▶ _What to produce_: Filter out all lines without the word "auto" from the data below, please, and copy the rest.

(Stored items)
== Segment start ==

+template <int MODE, bool NT>
+static int flat_window_of(size_t shmem)
+{
+    return fp8q_flat_window(reinterpret_cast<const void *>(&k_rows_flat<MODE, NT>), MODE * 2 + (NT ? 1 : 0), shmem);
+}
+
+static int flat_tiles(int mode, bool nt, bool windowed, size_t shmem, int64_t grid_cap, FlatArgs &a, int64_t *blocks)
+{
+    int w = 0;
+    if (windowed)
+        dispatch<kModeQuant, kModeFused, kModeEncode, kModeDecode>(mode, [&](auto MODE) {
+            dispatch<true, false>(nt, [&](auto NT) { w = flat_window_of<MODE(), NT()>(shmem); });
+        });
+    if (w < 0) return hip_rc((hipError_t)-w);
+    a.window = w;
+    a.ntiles = flat_tile_count(a.nchunks, a.nch, w);
+    *blocks = a.ntiles < grid_cap ? a.ntiles : grid_cap;
+    return FP8Q_OK;
+}
+
+static void flat_report(fp8q_rows_flat_route_info *r, int kernel, const FlatArgs &a, int64_t blocks, bool nt)
+{
+    r->kernel = kernel;
+    r->nch = a.nch;
+    r->rpc = a.rpc;
+    r->window = a.window;
+    r->nontemporal = nt;
+    r->nchunks = a.nchunks;
+    r->ntiles = a.ntiles;
+    r->grid = blocks;
+}
+
 static int launch_rows_flat(int mode, const float *x, float *y, int64_t C, int64_t inner, const float *maxval,
-                            float *row_min, float *row_max, float *maxval_out, const QFmt &f, hipStream_t st)
+                            float *row_min, float *row_max, float *maxval_out, const QFmt &f, hipStream_t st,
+                            fp8q_rows_flat_route_info *route = nullptr)
 {
     static const int flat_env = env_int("FP8Q_FLAT", 1);
     if (!flat_env || mode == kModeMinMax || inner < 4) return kNotFlat;
@@ -734,6 +784,11 @@
             a.group = gs;
             a.nch = 1;
             const int64_t blocks = staged_grid ? balanced_blocks(a.nchunks, staged_grid) : a.nchunks;
+            if (route) {
+                a.ntiles = a.nchunks;
+                flat_report(route, FP8Q_ROWS_STAGED, a, blocks, nt);
+                return FP8Q_OK;
+            }
             dispatch<true, false>(nt, [&](auto NT) {
                 hipLaunchKernelGGL((k_rows_staged<NT()>), dim3((unsigned)blocks), dim3(kBlock), sh, st, x, y, row_min, row_max,
                                    maxval_out, f, a);
@@ -746,9 +801,14 @@
     while (G < 64 && (int64_t)G * 24 < inner) G <<= 1;
     a.group = G;
     static const int grid_env = env_int("FP8Q_FLAT_GRID", 0, 0);
-    int64_t blocks = cdiv(a.nchunks, a.nch);
-    const int64_t grid_cap = grid_env ? grid_env : ((mode == kModeQuant && a.nchunks <= 16384) ? 1024 : 32768);
-    if (blocks > grid_cap) blocks = grid_cap;
+    const bool resident = mode == kModeQuant && a.nchunks <= 16384;
+    const int64_t grid_cap = grid_env ? grid_env : (resident ? 1024 : 32768);
+    int64_t blocks = 0;
+    if (int rc = flat_tiles(mode, nt, !resident, flat_shmem(a, per_row), grid_cap, a, &blocks)) return rc;
+    if (route) {
+        flat_report(route, FP8Q_ROWS_FLAT, a, blocks, nt);
+        return FP8Q_OK;
+    }
     dispatch<kModeQuant, kModeFused>(mode, [&](auto MODE) {
         dispatch<true, false>(nt, [&](auto NT) {
             hipLaunchKernelGGL((k_rows_flat<MODE(), NT()>), dim3((unsigned)blocks), dim3(kBlock), flat_shmem(a, per_row), st, x, y,
@@ -760,7 +820,8 @@
 
 __attribute__((visibility("hidden"))) int fp8q_codec_flat_launch(bool encode, const void *in, void *out, int64_t C,
                                                                  int64_t inner, const float *maxval, const QFmt &f,
-                                                                 int n_bits, hipStream_t st)
+                                                                 int n_bits, hipStream_t st,
+                                                                 fp8q_rows_flat_route_info *route)
 {
     const void *fp = encode ? in : (const void *)out;
     const void *cp = encode ? (const void *)out : in;
@@ -772,12 +833,17 @@
     if (nch < 1) return kNotFlat;
     a.nch = (int)nch;
     a.group = 1;
-    int64_t blocks = cdiv(a.nchunks, nch);
-    if (blocks > 32768) blocks = 32768;
     const bool nt = C * inner * 4 >= kNtBytes;
+    const int mode = encode ? kModeEncode : kModeDecode;
+    int64_t blocks = 0;
+    if (int rc = flat_tiles(mode, nt, true, flat_shmem(a, per_row), 32768, a, &blocks)) return rc;
+    if (route) {
+        flat_report(route, FP8Q_ROWS_FLAT, a, blocks, nt);
+        return FP8Q_OK;
+    }
     const float *xf = (const float *)in;
     float *yf = (float *)out;
-    dispatch<kModeEncode, kModeDecode>(encode ? kModeEncode : kModeDecode, [&](auto MODE) {
+    dispatch<kModeEncode, kModeDecode>(mode, [&](auto MODE) {
         dispatch<true, false>(nt, [&](auto NT) {
             hipLaunchKernelGGL((k_rows_flat<MODE(), NT()>), dim3((unsigned)blocks), dim3(kBlock), flat_shmem(a, per_row), st, xf, yf,
                                maxval, nullptr, nullptr, nullptr, f, a);
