TORCH_LIBRARY(hv, m) {
    m.def("abi_version() -> int");
    m.def("ln_modulate_bf16(Tensor? x, Tensor? shift_or_bias, Tensor? scale_or_weight, Tensor(a!)? out, int M, int D, int ldx, int ldo, float eps, int mode) -> ()");
    m.def("qknorm_rope_bf16(Tensor(a!)? qkv, Tensor? q_weight, Tensor? k_weight, Tensor? cos_tab, Tensor? sin_tab, int n_rows, int n_rope, int n_heads, int head_dim, int ld, int k_offset, float eps) -> ()");
    m.def("qknorm_rope_scatter_bf16(Tensor? qkv, Tensor? q_weight, Tensor? k_weight, Tensor? cos_tab, Tensor? sin_tab, int n_rows, int n_rope, int n_heads, int head_dim, int ld, int k_offset, float eps, Tensor(a!)? dst, int dst_ld, int heads_per_block, int dst_block_stride) -> ()");
    m.def("gemm_bf16(Tensor? A, int lda, Tensor? W, int ldw, Tensor? bias, int M, int N, int K, Tensor(a!)? out0, int ld0, int act0, int n_split, Tensor(b!)? out1, int ld1, int act1, Tensor? gate, Tensor? res, int ld_res) -> ()");
    m.def("linear_smallm_bf16(Tensor? x, Tensor? W, Tensor? bias, Tensor? addend, Tensor(a!)? out, int M, int N, int K, int ldx, int ldo, int act) -> ()");
    m.def("timestep_embedding_bf16(Tensor? t, Tensor(a!)? out, int n_t, int dim, float max_period) -> ()");
    m.def("attn_fwd_bf16(Tensor? q, Tensor? k, Tensor? v, Tensor(a!)? o, int stride_q, int stride_k, int stride_v, int stride_o, int n_q, int n_kv, int n_heads, int head_dim, float scale, Tensor(b!)? workspace, int workspace_bytes) -> ()");
    m.def("attn_workspace_bytes(int n_q, int n_kv, int n_heads) -> int");
    m.def("attn_w4_loop_signature() -> int");
    m.def("attn_partial_bf16(Tensor? q, Tensor? k, Tensor? v, int stride_q, int stride_k, int stride_v, int n_q, int n_kv, int n_heads, int head_dim, float scale, Tensor(a!)? part_o, Tensor(b!)? part_ml, int n_slots, int slot, int splits) -> ()");
    m.def("attn_merge_bf16(Tensor? part_o, Tensor? part_ml, Tensor(a!)? o, int stride_o, int n_q, int n_heads, int n_slots) -> ()");
    m.def("attn_suggest_splits(int n_q, int n_kv, int n_heads) -> int");
    m.def("patchify_f32_bf16(Tensor? x, Tensor(a!)? A, int C, int T, int H, int W) -> ()");
    m.def("unpatchify_bf16(Tensor? y, Tensor(a!)? out, int C, int T, int H, int W, int ldy) -> ()");
    m.def("euler_step_f32(Tensor(a!)? sample, Tensor? model_out_bf16, float dt, int n) -> ()");
    m.def("euler_step_f32_f32(Tensor(a!)? sample, Tensor? model_out_f32, float dt, int n) -> ()");
    m.def("masked_mean_bf16(Tensor? x, Tensor? mask, Tensor(a!)? out, int L, int D) -> ()");
    m.def("broadcast_row_bf16(Tensor? src, Tensor(a!)? dst, int n_rows, int D, int ld) -> ()");
    m.def("copy3d_bf16(Tensor? src, Tensor(a!)? dst, int n_batch, int rows, int cols, int src_batch_stride, int src_ld, int dst_batch_stride, int dst_ld) -> ()");
    m.def("fp8_dequant_bf16(Tensor? w_e4m3fn, Tensor? scale_bf16, Tensor(a!)? out_bf16, int n) -> ()");
    m.def("ln_modulate_fp8(Tensor? x, Tensor? shift, Tensor? scale, Tensor(a!)? out_q, Tensor(b!)? out_row_scale, int M, int D, int ldx, int ldq, float eps) -> ()");
    m.def("quant_rows_fp8(Tensor? x, int ldx, Tensor(a!)? out_q, int ldq, Tensor(b!)? out_row_scale, int M, int K) -> ()");
    m.def("gemm_fp8(Tensor? A_q, int lda, Tensor? a_row_scale, Tensor? W_q, int ldw, Tensor? w_scale_bf16, Tensor? bias, int M, int N, int K, Tensor(a!)? out0, int ld0, int act0, int n_split, Tensor(b!)? out1, int ld1, int act1, Tensor? gate, Tensor? res, int ld_res) -> ()");
    m.def("gemm_f16(Tensor? A, int lda, Tensor? W, int ldw, Tensor? bias, int M, int N, int K, Tensor(a!)? out, int ldo, int out_is_f32, Tensor? res, int ld_res) -> ()");
    m.def("conv3d_causal_f16(Tensor? x, int ldx, Tensor? w_taps, Tensor? bias, Tensor(a!)? out, int ldo, int T, int H, int W, int Cin, int Cout, int up_t, int up_hw, Tensor? res, int ld_res, Tensor(b!)? gn_partial, int gn_partial_floats) -> ()");
    m.def("gn_partial_rows(int M) -> int");
    m.def("subpixel_gn_partial_rows(int sT, int sH, int sW, int up_t) -> int");
    m.def("conv3d_upsampled_subpixel_f16(Tensor? x, int ldx, Tensor? w_sub, Tensor? tap_table, int ntap, Tensor? bias, Tensor(a!)? out, int ldo, int sT, int sH, int sW, int Cin, int Cout, int up_t, Tensor(b!)? gn_partial, int gn_partial_floats) -> ()");
    m.def("conv3d_cout4_f16(Tensor? x, int ldx, Tensor? affine, int silu, Tensor? w_frag, Tensor? bias, Tensor(a!)? out, int ldo, int T, int H, int W, int Cin, int Cout, Tensor(b!)? planes, int planes_floats) -> ()");
    m.def("conv3d_cout4_planes_floats(int M) -> int");
    m.def("conv3d_causal_strided_f16(Tensor? x, int ldx, Tensor? w_taps, Tensor? bias, Tensor(a!)? out, int ldo, int sT, int sH, int sW, int Cin, int Cout, int stride_t, int stride_h, int stride_w) -> ()");
    m.def("temporal_resample_f16(Tensor? x, int ldx, Tensor(a!)? out, int ldo, int T_in, int HW, int C, int mode, int k, int s) -> ()");
    m.def("groupnorm_affine_f16(Tensor? x, int ldx, int M, int C, int groups, float eps, Tensor? weight, Tensor? bias, Tensor(a!)? partial_ws, int partial_ws_floats, Tensor(b!)? affine_out) -> ()");
    m.def("groupnorm_finalize_f16(Tensor? partial, int partial_floats, int nrow, int M, int C, int groups, float eps, Tensor? weight, Tensor? bias, Tensor(a!)? affine_out) -> ()");
    m.def("groupnorm_apply_f16(Tensor? x, int ldx, Tensor(a!)? y, int ldy, int M, int C, Tensor? affine, int silu) -> ()");
    m.def("softmax_rows_f32_f16(Tensor? S, int ld_s, Tensor(a!)? P, int ld_p, int rows, int cols, int cols_pad, float scale, int causal_block) -> ()");
    m.def("transpose_16b(Tensor? src, int ld_src, Tensor(a!)? dst, int ld_dst, int R, int C) -> ()");
    m.def("vae_latent_tile_f16(Tensor? z, int sc, int st, int sh, int sw, int C, int T, int H, int W, int Cpad, Tensor(a!)? out) -> ()");
    m.def("vae_blend_f16(Tensor? a, int[] a_strides, Tensor(a!)? b, int[] b_strides, int[] dims, int axis, int extent) -> ()");
    m.def("copy4d_16b(Tensor? src, int[] src_strides, Tensor(a!)? dst, int[] dst_strides, int[] dims) -> ()");
    m.def("vae_postprocess_f16_f32(Tensor? x, Tensor(a!)? out, int n) -> ()");
    m.def("video_metrics(Tensor? a, int a_sc, int a_st, int a_sh, Tensor? b, int b_sc, int b_st, int b_sh, int dtype, int C, int T, int H, int W, int rescale, int passes, Tensor(a!)? sse, Tensor(b!)? minmax, Tensor(c!)? ssim_sum, Tensor(d!)? workspace, int workspace_bytes) -> ()");
    m.def("video_metrics_workspace_bytes(int C, int T, int H, int W) -> int");
    m.def("lpips_conv1_f32(Tensor? a, int a_sc, int a_st, int a_sh, Tensor? b, int b_sc, int b_st, int b_sh, int dtype, int T, int H, int W, int rescale, Tensor? lut, Tensor? w, Tensor? bias, Tensor(a!)? y) -> ()");
    m.def("lpips_conv2d_f32(Tensor? x, Tensor? w, Tensor? bias, Tensor(a!)? y, int N, int H, int W, int Cin, int Cout, int ksize, int pad) -> ()");
    m.def("lpips_maxpool_f32(Tensor? x, Tensor(a!)? y, int N, int H, int W, int C) -> ()");
    m.def("lpips_distance_f32(Tensor? f, Tensor? lin, int T, int P, int C, int layer, Tensor(a!)? out, Tensor(b!)? workspace, int workspace_bytes) -> ()");
    m.def("lpips_distance_workspace_bytes(int T, int P) -> int");
    m.def("temporal_spectrum(Tensor? x, int sc, int st, int sh, int dtype, int mode, int C, int T, int H, int W, int rescale, int wr, int wg, int wb, int round, int shift, Tensor? twiddle, int twiddle_floats, Tensor(a!)? mag_sum, Tensor(b!)? pow_sum, Tensor(c!)? workspace, int workspace_bytes) -> ()");
    m.def("temporal_spectrum_workspace_bytes(int mode, int C, int T, int H, int W) -> int");
    m.def("i3d_preprocess(Tensor? x, int x_sc, int x_st, int x_sh, int dtype, int T, int H, int W, int RH, int RW, int rescale, Tensor(a!)? y) -> ()");
    m.def("i3d_conv3d_f32(Tensor? x, int ldx, Tensor? w, Tensor? sc, Tensor? sh, Tensor(a!)? y, int ldy, int T, int H, int W, int Cin, int Cout, int kt, int kh, int kw, int stride_t, int stride_h, int stride_w, int pad_t, int pad_h, int pad_w, int relu) -> ()");
    m.def("i3d_maxpool3d_f32(Tensor? x, int ldx, Tensor(a!)? y, int ldy, int T, int H, int W, int C, int kt, int kh, int kw, int stride_t, int stride_h, int stride_w, int pad_t, int pad_h, int pad_w) -> ()");
    m.def("i3d_head_f32(Tensor? x, int ldx, Tensor? w, Tensor? bias, Tensor(a!)? out, int T, int H, int W, int C, Tensor(b!)? workspace, int workspace_floats) -> ()");
}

== Segment end ==

▶ _Answer to the exercise_:
+        dispatch<kModeQuant, kModeFused, kModeEncode, kModeDecode>(mode, [&](auto MODE) {
+            dispatch<true, false>(nt, [&](auto NT) { w = flat_window_of<MODE(), NT()>(shmem); });
             dispatch<true, false>(nt, [&](auto NT) {
     dispatch<kModeQuant, kModeFused>(mode, [&](auto MODE) {
         dispatch<true, false>(nt, [&](auto NT) {
-    dispatch<kModeEncode, kModeDecode>(encode ? kModeEncode : kModeDecode, [&](auto MODE) {
+    dispatch<kModeEncode, kModeDecode>(mode, [&](auto MODE) {
         dispatch<true, false>(nt, [&](auto NT) {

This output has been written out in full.